- **Your objective**
Read the lines below. Copy out any that hold the string "shape".

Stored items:
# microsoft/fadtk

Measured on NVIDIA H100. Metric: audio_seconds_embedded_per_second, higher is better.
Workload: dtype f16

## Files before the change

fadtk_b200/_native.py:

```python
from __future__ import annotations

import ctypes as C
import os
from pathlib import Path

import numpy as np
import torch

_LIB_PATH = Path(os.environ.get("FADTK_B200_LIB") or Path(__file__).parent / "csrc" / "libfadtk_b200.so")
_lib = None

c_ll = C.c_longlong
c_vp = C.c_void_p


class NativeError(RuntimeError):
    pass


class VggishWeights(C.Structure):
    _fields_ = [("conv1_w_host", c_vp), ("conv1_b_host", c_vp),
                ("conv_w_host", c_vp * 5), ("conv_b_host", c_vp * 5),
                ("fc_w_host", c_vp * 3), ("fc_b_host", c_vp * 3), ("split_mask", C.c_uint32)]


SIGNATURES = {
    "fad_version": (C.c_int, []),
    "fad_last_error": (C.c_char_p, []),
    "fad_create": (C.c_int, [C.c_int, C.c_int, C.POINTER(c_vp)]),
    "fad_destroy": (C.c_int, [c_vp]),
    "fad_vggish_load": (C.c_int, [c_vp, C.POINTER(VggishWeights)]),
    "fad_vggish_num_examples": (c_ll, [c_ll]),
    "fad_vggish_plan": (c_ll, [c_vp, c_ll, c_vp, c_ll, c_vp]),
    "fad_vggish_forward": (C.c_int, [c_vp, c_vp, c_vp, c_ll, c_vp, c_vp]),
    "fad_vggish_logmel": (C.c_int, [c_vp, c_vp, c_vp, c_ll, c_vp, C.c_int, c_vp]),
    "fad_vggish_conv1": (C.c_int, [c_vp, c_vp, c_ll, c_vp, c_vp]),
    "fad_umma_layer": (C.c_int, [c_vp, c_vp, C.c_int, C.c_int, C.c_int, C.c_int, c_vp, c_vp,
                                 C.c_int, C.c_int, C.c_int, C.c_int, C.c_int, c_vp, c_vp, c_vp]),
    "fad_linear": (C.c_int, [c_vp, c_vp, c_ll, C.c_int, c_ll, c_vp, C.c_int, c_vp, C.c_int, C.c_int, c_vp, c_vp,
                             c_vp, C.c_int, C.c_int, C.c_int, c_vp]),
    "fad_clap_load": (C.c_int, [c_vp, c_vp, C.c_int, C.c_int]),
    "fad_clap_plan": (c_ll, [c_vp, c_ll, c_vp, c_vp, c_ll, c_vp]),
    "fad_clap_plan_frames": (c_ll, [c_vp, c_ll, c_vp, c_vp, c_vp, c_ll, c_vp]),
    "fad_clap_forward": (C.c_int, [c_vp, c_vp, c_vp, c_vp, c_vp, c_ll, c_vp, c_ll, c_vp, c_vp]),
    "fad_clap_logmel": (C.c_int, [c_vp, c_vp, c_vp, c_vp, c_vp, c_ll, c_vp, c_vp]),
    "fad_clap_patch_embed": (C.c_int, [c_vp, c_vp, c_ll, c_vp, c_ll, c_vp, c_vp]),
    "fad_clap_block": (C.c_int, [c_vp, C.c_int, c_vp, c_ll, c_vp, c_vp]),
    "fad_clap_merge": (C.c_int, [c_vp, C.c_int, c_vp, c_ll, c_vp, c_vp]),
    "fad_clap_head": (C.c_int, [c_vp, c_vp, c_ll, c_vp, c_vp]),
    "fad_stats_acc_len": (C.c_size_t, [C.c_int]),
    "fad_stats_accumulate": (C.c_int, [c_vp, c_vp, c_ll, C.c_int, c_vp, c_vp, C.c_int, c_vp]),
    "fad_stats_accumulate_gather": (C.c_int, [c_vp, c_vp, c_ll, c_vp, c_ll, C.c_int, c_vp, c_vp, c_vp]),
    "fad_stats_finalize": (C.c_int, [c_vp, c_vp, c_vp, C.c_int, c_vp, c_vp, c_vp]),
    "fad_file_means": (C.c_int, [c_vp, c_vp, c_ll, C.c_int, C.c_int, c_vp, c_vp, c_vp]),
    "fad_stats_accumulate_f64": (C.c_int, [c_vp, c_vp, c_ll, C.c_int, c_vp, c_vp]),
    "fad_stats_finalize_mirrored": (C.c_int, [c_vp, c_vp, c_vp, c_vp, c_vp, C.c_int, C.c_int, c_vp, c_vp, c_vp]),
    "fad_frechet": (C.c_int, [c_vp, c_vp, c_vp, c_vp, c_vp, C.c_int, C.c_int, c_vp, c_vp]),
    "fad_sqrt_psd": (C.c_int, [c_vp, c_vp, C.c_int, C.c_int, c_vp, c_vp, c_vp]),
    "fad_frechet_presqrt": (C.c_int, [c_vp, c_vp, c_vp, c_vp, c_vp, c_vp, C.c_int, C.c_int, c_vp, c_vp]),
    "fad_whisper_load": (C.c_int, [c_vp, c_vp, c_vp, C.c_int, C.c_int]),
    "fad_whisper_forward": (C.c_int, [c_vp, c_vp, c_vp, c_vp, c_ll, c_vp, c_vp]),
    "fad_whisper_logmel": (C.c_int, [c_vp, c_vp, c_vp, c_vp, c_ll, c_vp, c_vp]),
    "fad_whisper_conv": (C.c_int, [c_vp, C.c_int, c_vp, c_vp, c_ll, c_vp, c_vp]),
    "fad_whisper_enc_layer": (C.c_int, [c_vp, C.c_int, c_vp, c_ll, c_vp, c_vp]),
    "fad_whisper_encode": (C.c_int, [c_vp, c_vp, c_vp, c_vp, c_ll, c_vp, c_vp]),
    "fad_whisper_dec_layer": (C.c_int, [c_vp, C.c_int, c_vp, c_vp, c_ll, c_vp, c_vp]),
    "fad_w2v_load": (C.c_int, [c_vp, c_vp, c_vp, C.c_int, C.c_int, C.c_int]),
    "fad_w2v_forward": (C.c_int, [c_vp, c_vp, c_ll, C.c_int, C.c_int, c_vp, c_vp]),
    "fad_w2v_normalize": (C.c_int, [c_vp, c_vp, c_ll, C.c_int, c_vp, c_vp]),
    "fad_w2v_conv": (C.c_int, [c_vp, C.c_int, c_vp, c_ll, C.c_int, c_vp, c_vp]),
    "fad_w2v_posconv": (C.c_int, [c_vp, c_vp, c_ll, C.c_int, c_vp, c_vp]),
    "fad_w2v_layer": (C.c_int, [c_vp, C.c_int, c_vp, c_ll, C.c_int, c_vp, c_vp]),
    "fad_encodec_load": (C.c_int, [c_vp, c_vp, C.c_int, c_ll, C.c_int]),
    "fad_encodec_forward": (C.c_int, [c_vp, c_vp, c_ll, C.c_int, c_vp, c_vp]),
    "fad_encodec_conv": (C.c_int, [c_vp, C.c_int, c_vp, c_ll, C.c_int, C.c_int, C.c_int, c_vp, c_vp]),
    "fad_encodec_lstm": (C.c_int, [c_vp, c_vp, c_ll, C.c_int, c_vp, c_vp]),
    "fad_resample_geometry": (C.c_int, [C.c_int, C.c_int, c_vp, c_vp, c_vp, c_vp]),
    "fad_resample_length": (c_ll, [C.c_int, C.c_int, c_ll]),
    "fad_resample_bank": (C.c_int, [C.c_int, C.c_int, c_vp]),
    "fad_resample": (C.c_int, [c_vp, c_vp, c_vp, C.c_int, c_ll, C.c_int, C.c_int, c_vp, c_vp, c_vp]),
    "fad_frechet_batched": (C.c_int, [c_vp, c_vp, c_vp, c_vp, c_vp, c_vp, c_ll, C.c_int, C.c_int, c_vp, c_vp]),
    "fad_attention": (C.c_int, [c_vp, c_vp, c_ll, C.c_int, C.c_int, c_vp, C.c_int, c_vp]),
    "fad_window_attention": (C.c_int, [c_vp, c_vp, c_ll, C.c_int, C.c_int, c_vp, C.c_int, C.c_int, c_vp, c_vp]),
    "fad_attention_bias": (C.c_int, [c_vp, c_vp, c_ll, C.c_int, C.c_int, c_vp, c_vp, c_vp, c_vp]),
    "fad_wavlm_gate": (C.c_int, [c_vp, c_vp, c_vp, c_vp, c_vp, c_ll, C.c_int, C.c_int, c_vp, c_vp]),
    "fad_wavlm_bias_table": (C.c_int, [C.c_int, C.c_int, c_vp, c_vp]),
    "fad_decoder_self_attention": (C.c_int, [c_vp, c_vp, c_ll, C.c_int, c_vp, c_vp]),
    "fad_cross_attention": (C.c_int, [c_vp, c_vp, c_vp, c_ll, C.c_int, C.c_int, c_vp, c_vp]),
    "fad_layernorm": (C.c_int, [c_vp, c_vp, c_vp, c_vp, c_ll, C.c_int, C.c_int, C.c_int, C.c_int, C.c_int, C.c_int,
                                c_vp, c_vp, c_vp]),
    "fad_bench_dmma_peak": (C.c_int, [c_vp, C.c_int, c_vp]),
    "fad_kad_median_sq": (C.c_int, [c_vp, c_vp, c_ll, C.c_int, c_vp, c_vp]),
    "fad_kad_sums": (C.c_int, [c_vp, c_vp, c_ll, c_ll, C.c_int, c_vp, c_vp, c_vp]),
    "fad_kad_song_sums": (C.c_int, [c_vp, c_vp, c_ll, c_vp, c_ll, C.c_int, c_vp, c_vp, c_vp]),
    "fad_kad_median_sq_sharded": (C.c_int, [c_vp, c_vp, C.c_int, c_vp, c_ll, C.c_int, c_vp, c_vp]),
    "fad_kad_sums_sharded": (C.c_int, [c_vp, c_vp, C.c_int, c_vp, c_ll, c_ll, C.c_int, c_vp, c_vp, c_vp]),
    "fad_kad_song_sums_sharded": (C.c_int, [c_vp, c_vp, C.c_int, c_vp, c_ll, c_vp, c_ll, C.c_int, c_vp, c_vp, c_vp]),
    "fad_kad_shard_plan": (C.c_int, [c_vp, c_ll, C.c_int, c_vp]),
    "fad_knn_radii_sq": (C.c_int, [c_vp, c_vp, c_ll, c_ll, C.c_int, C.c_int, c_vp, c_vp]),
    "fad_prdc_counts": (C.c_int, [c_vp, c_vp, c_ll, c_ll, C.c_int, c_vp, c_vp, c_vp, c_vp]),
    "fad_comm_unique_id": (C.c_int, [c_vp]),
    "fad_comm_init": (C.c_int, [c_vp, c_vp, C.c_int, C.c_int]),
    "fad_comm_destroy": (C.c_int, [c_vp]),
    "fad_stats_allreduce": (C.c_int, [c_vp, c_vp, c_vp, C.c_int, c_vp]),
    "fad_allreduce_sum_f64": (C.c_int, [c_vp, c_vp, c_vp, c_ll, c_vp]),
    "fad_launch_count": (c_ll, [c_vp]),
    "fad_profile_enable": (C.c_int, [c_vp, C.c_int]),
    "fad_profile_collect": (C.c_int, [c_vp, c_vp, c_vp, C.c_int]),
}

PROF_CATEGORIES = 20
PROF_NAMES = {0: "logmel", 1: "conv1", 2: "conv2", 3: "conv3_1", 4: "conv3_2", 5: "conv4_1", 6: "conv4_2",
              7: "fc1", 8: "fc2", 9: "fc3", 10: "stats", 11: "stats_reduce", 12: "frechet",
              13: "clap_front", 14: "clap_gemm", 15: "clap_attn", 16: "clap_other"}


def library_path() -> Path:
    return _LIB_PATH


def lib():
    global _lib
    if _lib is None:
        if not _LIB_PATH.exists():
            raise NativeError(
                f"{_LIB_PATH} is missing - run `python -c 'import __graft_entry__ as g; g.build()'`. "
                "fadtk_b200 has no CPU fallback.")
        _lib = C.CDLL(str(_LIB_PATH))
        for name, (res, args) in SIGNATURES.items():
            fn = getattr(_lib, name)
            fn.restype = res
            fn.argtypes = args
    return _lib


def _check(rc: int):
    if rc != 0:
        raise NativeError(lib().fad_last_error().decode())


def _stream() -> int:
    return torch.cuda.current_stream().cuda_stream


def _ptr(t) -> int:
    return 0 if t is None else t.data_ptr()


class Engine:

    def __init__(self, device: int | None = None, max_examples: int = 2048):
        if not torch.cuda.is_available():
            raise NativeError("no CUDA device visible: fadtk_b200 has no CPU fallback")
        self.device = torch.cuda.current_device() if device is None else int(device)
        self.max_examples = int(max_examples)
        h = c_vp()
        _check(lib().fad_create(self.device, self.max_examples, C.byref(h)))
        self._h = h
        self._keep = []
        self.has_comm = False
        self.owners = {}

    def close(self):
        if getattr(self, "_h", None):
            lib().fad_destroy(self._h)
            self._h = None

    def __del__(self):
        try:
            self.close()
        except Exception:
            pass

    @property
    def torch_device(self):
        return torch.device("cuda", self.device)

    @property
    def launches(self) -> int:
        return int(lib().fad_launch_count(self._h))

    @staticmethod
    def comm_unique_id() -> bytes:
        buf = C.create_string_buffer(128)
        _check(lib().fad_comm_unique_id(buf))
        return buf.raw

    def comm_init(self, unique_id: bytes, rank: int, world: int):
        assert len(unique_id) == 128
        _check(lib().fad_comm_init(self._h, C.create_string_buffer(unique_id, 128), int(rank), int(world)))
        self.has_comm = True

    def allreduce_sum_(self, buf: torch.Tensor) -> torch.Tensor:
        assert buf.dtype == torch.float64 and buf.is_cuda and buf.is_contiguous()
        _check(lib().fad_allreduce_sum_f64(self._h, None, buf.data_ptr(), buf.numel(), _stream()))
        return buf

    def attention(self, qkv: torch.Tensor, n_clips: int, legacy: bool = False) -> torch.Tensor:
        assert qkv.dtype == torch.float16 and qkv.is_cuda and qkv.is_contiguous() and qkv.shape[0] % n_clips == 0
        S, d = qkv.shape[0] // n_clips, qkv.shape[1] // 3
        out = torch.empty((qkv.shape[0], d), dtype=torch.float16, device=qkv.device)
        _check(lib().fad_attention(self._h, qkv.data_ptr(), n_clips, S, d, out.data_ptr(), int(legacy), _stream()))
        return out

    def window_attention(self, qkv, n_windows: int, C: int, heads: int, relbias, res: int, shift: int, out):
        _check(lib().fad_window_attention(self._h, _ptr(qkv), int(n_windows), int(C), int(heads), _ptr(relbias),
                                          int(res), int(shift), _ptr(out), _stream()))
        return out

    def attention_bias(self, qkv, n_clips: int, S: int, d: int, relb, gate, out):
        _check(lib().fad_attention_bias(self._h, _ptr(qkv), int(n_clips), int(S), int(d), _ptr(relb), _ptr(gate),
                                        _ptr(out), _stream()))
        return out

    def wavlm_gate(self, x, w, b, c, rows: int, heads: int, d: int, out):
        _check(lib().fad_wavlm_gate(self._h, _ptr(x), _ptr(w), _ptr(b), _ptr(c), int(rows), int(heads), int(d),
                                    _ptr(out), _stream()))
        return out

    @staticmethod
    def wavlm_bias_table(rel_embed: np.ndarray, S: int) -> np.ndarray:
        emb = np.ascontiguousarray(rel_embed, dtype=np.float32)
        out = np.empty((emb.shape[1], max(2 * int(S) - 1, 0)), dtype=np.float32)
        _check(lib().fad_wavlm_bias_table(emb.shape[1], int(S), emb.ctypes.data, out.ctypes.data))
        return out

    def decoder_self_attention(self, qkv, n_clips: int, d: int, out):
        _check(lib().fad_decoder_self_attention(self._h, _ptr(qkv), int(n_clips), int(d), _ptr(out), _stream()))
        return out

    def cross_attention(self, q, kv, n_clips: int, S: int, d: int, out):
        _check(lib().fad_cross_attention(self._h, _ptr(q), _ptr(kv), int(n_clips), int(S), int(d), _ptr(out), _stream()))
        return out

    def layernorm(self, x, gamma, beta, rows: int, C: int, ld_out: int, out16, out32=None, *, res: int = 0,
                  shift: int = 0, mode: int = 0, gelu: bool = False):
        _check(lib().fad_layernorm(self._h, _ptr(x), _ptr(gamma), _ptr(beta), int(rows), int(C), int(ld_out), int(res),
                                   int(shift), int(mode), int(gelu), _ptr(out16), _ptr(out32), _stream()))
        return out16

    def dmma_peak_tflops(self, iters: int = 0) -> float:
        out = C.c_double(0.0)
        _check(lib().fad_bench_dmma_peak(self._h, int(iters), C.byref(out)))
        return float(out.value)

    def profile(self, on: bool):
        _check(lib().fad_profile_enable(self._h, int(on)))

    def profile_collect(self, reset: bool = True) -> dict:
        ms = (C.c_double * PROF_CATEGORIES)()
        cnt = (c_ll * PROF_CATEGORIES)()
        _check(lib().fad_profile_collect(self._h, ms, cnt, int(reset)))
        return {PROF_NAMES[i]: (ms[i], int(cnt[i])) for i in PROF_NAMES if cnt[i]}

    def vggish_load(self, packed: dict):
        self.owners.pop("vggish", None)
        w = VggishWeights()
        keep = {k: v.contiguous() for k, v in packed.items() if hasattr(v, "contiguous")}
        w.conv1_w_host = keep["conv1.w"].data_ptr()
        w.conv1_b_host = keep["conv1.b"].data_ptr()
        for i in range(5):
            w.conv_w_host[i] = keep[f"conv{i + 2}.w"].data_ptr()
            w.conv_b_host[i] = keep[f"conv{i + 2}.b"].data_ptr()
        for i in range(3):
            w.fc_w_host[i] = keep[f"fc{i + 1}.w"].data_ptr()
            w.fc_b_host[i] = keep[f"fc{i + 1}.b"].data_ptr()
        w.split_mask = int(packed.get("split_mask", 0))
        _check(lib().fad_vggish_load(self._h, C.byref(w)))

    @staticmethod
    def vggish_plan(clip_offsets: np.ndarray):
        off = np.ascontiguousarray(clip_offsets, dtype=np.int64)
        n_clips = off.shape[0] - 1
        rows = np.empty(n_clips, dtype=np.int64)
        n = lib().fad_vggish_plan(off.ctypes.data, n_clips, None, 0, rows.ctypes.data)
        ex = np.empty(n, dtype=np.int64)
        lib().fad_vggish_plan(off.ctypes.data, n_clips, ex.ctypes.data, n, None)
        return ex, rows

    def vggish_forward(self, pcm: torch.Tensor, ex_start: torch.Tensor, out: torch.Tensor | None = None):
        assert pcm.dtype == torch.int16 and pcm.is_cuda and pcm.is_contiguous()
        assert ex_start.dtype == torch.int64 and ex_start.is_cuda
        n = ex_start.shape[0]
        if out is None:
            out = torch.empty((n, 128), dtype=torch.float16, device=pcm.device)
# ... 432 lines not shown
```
--
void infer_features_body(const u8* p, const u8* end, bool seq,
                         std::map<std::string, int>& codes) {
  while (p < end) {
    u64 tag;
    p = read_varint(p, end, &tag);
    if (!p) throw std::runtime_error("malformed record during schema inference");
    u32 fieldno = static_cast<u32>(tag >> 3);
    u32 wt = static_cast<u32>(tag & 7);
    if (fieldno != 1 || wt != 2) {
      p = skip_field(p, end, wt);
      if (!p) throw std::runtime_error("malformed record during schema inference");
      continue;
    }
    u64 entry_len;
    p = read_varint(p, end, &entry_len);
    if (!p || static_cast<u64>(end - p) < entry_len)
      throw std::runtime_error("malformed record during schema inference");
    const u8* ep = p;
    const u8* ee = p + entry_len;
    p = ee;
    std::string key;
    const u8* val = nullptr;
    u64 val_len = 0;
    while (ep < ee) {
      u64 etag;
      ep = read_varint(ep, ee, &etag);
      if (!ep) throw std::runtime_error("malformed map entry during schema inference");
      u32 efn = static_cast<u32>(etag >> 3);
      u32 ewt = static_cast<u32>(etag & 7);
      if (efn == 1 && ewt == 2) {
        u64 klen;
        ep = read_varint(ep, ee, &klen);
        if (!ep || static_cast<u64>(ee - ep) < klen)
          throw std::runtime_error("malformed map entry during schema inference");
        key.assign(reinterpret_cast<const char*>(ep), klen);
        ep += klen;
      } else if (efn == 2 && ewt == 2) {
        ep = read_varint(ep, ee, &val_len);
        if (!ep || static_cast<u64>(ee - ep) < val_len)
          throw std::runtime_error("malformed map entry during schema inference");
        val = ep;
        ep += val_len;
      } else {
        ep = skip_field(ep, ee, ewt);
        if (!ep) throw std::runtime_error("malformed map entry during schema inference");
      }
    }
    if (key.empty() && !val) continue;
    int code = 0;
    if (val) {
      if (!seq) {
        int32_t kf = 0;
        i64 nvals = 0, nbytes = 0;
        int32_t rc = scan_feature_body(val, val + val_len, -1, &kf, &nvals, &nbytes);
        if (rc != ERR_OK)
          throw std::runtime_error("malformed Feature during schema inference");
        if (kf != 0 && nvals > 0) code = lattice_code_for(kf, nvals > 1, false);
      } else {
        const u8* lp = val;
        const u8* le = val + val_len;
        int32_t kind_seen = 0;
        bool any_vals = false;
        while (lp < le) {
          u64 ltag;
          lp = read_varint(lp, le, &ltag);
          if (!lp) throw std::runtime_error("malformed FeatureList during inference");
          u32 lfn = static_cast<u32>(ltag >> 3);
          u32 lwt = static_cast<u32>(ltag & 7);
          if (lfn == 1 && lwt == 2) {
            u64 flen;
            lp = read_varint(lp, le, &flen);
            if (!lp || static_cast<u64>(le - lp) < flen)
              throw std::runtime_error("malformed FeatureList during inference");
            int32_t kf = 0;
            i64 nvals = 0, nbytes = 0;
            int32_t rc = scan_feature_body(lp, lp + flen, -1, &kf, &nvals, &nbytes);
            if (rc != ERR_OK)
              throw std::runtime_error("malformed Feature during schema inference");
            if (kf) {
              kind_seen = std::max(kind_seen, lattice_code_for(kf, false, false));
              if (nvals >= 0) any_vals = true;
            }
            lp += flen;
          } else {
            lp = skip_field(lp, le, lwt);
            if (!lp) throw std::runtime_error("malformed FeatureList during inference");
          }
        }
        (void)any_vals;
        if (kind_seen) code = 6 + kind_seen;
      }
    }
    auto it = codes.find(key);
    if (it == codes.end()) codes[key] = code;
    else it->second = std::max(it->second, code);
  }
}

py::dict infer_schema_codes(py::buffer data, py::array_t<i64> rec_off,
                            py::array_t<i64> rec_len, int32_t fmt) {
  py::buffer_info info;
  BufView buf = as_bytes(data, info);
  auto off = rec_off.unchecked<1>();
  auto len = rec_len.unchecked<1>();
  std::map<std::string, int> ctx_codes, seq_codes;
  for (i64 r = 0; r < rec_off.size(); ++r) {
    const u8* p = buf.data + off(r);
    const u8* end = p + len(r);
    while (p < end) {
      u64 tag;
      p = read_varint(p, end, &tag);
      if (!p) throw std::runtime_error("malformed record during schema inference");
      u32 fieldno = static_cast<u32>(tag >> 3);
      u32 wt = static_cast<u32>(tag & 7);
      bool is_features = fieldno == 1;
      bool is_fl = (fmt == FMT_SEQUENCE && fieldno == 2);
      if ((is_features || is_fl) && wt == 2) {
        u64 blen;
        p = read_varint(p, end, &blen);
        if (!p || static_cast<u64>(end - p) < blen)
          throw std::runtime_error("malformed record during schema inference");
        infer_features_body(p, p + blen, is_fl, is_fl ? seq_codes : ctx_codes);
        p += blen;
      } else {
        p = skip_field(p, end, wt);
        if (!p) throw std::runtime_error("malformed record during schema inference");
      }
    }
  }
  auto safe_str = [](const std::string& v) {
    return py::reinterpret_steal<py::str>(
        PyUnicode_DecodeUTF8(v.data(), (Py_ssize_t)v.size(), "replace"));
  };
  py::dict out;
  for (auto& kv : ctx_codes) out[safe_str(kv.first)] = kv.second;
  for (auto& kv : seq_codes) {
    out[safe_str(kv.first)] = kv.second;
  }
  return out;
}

- **Output of the task**
        assert qkv.dtype == torch.float16 and qkv.is_cuda and qkv.is_contiguous() and qkv.shape[0] % n_clips == 0
        S, d = qkv.shape[0] // n_clips, qkv.shape[1] // 3
        out = torch.empty((qkv.shape[0], d), dtype=torch.float16, device=qkv.device)
        out = np.empty((emb.shape[1], max(2 * int(S) - 1, 0)), dtype=np.float32)
        _check(lib().fad_wavlm_bias_table(emb.shape[1], int(S), emb.ctypes.data, out.ctypes.data))
        n_clips = off.shape[0] - 1
        n = ex_start.shape[0]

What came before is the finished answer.